• _Task details_
Quote the records below word for word, please, from the very first line through the one that contains "if constexpr (kHeader)", and nothing beyond it.
**** Records for the task
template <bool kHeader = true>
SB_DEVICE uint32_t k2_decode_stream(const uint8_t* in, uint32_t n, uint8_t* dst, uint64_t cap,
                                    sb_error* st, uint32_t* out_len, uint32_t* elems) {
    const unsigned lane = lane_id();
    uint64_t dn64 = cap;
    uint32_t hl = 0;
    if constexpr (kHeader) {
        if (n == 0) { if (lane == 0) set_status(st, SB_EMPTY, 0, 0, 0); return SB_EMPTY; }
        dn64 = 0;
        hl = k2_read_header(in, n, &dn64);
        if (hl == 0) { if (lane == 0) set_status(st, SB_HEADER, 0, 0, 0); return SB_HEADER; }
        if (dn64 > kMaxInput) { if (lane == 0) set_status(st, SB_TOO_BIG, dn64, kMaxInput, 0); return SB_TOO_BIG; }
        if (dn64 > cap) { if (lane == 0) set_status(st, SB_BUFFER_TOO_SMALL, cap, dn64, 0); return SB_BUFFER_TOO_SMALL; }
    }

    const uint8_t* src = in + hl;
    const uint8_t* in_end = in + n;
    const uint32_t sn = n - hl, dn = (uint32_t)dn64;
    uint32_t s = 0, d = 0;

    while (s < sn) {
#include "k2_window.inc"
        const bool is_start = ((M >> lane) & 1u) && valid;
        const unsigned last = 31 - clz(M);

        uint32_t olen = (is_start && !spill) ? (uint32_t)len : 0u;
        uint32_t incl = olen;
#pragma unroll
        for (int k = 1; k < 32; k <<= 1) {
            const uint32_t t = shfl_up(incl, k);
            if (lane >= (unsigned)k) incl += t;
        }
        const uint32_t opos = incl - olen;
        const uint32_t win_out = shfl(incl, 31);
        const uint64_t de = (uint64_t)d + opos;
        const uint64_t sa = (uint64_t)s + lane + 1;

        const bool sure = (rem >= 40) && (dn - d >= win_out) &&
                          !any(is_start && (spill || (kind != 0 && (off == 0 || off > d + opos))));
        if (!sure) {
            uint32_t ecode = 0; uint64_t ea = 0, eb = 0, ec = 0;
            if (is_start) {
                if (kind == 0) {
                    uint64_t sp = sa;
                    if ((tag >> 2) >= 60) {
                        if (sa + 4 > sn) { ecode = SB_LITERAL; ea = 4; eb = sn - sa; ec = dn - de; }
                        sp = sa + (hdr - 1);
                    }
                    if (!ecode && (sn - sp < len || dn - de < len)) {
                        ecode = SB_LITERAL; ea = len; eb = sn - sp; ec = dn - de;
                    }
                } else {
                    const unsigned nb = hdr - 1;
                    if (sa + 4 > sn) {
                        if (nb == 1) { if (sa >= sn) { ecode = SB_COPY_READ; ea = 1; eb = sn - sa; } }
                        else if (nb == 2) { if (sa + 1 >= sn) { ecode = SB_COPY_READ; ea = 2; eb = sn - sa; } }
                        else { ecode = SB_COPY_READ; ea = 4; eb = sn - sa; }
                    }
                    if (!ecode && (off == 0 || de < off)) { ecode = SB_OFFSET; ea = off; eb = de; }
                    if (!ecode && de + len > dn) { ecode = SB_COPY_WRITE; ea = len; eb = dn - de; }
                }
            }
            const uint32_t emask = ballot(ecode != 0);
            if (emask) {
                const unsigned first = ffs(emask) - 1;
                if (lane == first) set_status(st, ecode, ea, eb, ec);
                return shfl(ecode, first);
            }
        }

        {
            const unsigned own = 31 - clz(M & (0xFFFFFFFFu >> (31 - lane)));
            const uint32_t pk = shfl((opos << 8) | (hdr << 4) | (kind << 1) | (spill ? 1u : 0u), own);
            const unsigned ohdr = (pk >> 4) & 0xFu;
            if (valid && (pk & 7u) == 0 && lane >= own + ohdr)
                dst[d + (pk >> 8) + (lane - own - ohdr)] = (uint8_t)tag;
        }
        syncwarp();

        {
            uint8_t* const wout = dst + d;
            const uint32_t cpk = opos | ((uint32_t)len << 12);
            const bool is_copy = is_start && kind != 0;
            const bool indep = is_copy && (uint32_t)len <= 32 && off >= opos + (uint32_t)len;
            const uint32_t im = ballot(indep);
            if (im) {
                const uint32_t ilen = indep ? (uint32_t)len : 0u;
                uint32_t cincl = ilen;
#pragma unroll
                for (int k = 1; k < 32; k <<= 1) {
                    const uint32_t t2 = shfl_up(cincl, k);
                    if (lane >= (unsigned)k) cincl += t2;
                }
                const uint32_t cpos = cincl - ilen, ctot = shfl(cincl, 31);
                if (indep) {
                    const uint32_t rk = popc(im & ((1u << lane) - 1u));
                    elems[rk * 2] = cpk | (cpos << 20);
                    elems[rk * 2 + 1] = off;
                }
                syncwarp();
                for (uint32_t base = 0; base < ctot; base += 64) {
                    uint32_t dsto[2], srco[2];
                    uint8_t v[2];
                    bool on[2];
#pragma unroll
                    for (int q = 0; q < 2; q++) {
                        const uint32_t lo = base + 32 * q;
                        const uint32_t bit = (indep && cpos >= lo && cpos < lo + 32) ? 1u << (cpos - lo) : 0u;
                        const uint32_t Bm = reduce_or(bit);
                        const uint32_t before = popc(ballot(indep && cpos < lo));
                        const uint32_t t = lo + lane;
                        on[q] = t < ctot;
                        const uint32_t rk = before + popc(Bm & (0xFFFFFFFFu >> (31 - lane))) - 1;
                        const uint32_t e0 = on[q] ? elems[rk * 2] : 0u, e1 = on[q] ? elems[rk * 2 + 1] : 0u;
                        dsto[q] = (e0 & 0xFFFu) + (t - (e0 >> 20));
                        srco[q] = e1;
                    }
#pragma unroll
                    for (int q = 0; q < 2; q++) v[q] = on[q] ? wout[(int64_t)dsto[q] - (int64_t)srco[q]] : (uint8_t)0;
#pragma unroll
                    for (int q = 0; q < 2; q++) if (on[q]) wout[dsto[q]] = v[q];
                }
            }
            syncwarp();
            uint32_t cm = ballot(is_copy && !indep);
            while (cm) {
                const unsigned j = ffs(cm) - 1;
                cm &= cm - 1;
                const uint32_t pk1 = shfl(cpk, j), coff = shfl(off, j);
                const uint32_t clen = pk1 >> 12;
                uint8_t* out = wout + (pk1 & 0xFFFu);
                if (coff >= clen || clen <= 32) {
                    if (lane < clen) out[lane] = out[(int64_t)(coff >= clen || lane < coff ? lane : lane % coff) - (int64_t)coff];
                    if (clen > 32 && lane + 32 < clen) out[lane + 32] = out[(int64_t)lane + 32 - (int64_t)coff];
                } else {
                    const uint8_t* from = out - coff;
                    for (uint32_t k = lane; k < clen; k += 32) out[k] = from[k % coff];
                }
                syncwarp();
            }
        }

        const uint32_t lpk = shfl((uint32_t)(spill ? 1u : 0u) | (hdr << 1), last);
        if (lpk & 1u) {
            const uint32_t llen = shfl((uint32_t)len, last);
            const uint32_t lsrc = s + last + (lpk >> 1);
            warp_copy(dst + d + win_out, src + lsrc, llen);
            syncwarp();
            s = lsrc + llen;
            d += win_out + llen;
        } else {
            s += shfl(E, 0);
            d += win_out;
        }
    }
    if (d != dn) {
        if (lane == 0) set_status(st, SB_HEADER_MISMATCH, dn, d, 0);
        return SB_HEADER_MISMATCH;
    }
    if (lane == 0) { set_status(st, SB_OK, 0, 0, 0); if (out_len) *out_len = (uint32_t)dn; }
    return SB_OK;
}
********
• _Output for this task_
template <bool kHeader = true>
SB_DEVICE uint32_t k2_decode_stream(const uint8_t* in, uint32_t n, uint8_t* dst, uint64_t cap,
                                    sb_error* st, uint32_t* out_len, uint32_t* elems) {
    const unsigned lane = lane_id();
    uint64_t dn64 = cap;
    uint32_t hl = 0;
    if constexpr (kHeader) {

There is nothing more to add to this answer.